**Given records:**

----

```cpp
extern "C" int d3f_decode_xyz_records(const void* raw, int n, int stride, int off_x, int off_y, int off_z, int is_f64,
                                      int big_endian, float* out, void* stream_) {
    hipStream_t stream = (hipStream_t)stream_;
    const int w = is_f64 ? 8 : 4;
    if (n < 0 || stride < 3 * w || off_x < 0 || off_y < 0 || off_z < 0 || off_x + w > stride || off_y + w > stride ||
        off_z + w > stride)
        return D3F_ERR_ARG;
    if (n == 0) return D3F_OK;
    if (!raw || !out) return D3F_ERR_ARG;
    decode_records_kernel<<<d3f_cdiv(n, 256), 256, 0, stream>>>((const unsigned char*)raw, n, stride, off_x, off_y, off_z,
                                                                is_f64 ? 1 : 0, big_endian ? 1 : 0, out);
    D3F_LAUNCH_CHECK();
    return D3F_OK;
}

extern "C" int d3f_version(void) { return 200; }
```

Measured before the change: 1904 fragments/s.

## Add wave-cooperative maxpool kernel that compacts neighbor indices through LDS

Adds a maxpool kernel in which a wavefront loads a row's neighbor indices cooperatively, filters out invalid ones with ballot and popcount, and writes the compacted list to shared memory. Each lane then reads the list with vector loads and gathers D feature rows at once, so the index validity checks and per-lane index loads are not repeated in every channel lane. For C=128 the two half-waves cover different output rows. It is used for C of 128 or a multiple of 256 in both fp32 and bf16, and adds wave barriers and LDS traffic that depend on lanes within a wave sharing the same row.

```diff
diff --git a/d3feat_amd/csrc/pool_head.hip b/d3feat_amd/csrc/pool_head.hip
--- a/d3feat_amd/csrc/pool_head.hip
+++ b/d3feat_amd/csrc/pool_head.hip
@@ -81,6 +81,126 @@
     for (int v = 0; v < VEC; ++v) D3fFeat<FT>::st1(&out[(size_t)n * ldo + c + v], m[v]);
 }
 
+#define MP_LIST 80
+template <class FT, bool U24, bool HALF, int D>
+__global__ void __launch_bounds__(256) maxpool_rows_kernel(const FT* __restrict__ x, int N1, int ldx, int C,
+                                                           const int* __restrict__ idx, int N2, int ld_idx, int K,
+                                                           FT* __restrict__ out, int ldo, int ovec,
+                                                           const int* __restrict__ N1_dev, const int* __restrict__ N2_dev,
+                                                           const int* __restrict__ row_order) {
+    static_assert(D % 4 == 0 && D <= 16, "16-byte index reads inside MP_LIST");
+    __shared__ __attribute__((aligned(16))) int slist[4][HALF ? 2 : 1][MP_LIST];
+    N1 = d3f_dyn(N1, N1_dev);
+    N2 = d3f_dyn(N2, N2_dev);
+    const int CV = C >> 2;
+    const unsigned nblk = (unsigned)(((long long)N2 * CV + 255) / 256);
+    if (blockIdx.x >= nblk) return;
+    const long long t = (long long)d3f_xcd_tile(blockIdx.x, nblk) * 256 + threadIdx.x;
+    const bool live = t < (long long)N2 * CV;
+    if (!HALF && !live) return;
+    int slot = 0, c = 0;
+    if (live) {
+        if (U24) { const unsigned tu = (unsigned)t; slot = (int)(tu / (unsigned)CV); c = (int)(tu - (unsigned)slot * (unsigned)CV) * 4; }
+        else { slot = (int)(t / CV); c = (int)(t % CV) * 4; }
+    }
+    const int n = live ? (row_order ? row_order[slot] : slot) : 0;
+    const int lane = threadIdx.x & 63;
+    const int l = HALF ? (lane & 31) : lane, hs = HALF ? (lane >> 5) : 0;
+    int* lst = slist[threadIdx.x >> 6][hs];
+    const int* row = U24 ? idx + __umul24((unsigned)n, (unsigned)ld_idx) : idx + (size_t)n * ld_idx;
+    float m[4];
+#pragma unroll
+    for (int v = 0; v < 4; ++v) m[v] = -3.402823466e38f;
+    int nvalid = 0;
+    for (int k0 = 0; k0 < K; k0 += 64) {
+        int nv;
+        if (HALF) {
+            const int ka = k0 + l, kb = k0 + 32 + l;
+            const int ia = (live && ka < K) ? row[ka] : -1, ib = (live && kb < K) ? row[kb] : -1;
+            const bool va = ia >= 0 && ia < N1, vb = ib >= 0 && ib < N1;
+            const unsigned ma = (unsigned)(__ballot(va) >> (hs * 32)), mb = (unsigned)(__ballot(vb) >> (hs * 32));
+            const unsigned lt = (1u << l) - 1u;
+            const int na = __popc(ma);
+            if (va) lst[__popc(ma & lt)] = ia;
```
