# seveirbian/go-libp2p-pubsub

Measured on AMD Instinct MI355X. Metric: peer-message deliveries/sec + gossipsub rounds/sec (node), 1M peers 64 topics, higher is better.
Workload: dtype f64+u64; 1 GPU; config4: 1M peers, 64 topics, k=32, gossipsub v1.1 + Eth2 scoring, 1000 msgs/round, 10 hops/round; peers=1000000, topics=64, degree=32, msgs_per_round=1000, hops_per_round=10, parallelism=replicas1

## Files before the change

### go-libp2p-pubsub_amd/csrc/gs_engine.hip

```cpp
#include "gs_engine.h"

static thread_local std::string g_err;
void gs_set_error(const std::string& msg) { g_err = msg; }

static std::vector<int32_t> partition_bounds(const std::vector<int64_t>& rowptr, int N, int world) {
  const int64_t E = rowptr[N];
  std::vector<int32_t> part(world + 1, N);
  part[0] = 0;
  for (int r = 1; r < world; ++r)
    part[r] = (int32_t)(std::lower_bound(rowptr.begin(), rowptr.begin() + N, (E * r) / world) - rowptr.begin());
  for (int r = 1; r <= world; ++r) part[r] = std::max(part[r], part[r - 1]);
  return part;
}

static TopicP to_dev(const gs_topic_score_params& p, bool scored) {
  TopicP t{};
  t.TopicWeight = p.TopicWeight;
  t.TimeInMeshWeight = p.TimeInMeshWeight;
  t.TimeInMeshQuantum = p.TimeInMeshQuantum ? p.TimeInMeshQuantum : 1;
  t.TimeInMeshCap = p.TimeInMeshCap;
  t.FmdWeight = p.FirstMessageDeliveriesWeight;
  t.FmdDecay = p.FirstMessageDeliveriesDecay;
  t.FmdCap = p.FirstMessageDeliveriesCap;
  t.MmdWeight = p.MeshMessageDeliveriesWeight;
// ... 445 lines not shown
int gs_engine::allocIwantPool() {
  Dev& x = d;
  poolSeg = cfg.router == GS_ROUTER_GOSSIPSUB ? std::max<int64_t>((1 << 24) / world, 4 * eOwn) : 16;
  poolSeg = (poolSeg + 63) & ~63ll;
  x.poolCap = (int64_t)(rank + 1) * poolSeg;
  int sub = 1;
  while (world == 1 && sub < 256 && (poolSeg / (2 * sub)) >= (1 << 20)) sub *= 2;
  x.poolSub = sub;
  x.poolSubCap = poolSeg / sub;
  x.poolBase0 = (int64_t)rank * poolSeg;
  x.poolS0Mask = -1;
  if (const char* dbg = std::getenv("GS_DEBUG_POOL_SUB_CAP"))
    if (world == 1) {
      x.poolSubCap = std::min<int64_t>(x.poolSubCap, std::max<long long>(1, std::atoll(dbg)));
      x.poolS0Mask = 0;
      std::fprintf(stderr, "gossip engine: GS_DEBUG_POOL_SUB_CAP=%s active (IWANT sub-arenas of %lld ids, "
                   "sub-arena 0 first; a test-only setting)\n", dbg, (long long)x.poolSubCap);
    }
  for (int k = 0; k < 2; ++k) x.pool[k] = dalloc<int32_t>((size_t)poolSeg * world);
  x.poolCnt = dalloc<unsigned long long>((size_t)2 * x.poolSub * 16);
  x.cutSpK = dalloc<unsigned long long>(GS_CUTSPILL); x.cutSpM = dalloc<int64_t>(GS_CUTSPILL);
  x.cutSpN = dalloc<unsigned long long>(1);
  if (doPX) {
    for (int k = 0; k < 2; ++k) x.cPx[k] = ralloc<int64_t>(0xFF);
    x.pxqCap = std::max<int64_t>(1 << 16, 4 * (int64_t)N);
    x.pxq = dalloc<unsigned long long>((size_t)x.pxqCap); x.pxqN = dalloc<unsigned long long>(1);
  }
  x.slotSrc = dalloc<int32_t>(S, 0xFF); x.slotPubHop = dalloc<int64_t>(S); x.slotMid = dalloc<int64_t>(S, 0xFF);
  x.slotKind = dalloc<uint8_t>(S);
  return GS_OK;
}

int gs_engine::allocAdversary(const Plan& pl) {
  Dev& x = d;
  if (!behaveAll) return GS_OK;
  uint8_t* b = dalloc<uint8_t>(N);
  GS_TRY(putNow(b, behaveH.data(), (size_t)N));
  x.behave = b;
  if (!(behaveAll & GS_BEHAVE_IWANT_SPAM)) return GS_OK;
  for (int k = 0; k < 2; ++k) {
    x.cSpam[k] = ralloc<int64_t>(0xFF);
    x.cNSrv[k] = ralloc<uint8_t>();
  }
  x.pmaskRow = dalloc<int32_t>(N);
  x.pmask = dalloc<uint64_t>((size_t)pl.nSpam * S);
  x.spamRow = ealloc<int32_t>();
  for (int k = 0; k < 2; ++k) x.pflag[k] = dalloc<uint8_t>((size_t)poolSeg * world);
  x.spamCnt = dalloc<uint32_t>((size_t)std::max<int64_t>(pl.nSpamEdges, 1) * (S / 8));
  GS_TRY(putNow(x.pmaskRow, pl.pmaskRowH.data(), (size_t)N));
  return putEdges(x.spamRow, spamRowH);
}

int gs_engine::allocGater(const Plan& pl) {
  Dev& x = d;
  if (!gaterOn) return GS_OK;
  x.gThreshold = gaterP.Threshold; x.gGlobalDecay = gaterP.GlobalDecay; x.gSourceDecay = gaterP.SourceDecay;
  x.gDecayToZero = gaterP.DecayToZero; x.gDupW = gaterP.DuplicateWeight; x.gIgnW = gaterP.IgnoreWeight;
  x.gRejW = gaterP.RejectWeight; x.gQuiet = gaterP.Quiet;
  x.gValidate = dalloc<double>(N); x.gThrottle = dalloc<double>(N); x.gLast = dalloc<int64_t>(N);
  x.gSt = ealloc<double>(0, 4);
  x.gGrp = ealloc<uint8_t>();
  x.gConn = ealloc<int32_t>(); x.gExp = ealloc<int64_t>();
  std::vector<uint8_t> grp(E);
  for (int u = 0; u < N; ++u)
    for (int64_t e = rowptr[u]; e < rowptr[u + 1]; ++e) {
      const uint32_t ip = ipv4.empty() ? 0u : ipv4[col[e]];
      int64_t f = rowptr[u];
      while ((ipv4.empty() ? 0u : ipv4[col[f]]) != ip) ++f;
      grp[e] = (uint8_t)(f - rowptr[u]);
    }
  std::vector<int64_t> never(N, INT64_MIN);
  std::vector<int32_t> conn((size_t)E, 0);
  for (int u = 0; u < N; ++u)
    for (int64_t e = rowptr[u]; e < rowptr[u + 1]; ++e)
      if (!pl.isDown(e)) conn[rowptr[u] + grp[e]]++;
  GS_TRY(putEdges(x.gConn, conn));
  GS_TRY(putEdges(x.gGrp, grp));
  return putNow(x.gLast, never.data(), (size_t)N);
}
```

----

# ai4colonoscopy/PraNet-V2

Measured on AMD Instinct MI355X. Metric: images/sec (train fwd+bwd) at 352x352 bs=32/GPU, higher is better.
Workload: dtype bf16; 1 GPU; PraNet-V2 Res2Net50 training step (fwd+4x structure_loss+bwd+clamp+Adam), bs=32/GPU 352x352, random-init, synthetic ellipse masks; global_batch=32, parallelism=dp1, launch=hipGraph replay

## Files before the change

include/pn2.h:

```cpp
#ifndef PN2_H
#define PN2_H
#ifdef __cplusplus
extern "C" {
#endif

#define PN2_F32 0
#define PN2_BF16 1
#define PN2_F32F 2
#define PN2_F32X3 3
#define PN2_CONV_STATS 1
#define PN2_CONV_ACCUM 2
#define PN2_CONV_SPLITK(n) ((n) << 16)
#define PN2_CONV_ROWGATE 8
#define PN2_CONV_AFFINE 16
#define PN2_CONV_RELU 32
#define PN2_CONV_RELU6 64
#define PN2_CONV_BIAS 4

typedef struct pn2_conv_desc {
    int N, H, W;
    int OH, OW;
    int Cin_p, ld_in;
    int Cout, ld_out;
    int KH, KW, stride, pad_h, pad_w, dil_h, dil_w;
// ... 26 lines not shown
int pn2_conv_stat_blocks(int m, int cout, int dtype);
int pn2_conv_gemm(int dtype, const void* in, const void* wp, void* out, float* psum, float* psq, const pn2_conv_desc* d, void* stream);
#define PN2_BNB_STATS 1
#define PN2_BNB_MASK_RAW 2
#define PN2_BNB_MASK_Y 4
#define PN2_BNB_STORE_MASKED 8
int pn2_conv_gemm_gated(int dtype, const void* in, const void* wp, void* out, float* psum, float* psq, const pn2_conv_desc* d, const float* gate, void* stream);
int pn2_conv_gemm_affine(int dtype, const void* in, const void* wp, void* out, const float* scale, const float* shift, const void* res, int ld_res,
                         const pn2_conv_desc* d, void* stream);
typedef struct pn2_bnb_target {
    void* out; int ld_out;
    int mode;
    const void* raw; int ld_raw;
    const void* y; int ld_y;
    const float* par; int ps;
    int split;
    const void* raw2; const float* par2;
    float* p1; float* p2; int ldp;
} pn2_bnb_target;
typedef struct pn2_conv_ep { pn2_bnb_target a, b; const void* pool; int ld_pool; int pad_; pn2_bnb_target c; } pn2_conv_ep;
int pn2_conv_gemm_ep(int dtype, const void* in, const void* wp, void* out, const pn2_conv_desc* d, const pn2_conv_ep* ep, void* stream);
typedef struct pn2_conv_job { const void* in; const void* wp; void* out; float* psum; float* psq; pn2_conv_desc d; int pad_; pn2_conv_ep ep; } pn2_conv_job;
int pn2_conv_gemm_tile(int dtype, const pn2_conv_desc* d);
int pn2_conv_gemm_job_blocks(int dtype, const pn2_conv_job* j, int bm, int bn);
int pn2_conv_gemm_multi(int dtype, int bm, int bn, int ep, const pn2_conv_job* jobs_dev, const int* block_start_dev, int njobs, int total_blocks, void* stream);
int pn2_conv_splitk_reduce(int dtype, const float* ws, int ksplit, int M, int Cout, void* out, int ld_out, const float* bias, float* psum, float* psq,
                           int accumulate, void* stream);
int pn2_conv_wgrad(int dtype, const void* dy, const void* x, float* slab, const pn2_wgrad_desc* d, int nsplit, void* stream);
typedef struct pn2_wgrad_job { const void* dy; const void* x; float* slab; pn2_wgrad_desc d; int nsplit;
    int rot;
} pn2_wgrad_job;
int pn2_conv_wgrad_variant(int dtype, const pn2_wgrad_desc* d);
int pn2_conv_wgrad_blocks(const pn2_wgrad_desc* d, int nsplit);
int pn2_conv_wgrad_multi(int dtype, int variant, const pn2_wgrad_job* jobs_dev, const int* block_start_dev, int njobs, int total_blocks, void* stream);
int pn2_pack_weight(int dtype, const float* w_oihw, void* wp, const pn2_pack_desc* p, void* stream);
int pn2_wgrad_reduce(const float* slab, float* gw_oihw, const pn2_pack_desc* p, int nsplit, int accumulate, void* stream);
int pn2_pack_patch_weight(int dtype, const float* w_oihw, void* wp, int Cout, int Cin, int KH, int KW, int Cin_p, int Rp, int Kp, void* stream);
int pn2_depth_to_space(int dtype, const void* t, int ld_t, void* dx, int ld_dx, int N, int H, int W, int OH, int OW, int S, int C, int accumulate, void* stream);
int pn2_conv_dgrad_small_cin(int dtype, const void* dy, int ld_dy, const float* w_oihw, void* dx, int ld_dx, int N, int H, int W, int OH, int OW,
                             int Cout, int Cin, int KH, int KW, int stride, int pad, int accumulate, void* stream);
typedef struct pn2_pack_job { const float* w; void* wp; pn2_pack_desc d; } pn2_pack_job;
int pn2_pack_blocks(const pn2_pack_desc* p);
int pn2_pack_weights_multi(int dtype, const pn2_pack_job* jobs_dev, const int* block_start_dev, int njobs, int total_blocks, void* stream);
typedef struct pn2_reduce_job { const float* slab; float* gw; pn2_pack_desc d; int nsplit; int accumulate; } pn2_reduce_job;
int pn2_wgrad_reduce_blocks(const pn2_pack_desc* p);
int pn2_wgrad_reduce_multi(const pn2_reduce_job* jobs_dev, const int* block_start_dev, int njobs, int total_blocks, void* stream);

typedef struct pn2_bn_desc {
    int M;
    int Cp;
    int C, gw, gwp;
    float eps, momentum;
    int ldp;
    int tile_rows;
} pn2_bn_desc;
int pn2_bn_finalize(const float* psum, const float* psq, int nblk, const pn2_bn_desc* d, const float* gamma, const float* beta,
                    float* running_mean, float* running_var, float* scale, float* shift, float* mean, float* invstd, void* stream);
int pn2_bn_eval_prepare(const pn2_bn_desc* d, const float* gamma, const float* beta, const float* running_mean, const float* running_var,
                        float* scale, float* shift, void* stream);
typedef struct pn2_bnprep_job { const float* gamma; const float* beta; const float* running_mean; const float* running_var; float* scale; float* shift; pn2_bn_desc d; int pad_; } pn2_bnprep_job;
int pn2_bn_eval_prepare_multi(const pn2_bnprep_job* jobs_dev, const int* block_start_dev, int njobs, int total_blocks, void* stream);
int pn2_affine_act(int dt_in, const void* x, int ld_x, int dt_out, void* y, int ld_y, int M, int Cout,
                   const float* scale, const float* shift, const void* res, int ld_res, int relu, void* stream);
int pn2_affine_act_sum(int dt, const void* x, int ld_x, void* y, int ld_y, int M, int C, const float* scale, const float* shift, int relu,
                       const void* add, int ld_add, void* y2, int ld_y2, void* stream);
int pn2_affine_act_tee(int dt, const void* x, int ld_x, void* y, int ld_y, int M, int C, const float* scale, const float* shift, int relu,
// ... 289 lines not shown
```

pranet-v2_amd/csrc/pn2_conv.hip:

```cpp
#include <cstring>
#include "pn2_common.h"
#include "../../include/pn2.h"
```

----

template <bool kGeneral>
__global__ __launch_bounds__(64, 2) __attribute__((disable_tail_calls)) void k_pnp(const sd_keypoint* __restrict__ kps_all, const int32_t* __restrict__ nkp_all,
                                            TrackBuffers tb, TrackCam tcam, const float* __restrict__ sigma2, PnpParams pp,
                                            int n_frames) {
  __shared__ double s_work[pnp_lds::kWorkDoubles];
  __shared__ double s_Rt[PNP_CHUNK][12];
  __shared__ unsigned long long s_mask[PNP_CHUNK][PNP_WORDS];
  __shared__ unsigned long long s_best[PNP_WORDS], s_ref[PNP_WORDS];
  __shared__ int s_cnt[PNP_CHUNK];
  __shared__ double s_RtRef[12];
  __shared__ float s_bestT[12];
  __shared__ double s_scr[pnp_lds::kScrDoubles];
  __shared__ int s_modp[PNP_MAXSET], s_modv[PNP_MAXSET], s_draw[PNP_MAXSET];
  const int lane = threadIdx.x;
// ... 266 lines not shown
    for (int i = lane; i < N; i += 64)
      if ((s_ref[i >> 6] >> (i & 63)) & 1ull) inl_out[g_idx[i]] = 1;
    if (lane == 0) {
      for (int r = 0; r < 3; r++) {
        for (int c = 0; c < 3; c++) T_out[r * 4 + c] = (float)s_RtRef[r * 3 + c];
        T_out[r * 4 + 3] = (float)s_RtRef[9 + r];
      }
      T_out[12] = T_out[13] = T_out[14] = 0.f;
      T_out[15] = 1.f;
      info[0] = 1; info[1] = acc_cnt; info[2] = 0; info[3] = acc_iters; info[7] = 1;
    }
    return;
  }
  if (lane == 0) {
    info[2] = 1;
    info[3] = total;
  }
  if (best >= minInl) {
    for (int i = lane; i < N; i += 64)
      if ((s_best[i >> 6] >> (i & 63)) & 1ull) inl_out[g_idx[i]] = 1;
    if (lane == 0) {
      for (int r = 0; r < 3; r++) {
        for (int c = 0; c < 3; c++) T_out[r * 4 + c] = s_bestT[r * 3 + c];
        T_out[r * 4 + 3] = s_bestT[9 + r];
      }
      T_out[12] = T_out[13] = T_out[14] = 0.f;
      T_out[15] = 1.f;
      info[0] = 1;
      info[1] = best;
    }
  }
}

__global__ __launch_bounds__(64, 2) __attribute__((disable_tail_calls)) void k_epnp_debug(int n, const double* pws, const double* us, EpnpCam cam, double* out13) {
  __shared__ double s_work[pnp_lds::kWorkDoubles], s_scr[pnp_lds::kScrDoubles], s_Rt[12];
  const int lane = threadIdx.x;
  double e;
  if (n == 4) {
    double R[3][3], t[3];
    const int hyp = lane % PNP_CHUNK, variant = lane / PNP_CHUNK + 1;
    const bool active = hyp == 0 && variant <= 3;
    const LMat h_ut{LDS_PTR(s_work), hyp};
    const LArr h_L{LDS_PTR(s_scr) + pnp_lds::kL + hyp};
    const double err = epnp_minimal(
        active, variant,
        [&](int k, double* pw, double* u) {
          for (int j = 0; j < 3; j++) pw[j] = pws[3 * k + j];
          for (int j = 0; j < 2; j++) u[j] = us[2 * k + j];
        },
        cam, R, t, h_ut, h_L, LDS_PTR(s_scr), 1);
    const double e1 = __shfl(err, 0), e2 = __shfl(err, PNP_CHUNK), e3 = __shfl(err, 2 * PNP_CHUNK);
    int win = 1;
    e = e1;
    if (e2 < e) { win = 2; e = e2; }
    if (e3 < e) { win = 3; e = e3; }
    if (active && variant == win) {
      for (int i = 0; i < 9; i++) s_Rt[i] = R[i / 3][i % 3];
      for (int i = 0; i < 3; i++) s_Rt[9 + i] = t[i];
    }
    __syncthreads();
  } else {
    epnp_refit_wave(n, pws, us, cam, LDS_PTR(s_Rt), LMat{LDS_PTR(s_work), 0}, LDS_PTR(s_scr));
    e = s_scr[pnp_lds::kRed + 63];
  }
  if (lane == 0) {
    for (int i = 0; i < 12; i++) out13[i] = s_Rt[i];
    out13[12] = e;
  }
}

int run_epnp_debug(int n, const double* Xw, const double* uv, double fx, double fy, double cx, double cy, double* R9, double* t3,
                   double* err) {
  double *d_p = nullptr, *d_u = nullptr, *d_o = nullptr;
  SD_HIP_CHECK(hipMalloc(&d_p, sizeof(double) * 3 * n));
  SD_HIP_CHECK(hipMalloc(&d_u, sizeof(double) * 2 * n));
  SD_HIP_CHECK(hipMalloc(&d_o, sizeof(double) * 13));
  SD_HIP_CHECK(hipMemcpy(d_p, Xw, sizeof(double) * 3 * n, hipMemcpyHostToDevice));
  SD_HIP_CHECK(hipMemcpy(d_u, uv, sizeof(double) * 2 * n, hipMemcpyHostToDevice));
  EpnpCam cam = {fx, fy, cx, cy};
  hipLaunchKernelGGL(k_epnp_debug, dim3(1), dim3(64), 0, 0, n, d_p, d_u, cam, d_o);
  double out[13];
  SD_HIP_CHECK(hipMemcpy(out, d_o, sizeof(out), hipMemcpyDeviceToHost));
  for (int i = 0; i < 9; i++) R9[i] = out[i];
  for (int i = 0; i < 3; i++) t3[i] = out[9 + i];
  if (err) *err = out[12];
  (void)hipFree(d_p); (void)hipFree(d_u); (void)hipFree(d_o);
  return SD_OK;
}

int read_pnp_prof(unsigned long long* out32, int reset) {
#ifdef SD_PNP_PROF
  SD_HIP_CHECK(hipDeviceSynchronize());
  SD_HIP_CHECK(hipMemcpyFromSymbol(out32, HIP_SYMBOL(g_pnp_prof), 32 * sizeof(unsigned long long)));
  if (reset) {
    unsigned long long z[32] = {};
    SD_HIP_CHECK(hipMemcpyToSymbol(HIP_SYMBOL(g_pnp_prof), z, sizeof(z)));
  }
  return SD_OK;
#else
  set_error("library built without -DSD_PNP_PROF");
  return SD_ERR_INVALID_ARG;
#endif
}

----

**What you have to do:**
From the records above, copy every line that holds the word "info".

**Your response:**
      info[0] = 1; info[1] = acc_cnt; info[2] = 0; info[3] = acc_iters; info[7] = 1;
    info[2] = 1;
    info[3] = total;
      info[0] = 1;
      info[1] = best;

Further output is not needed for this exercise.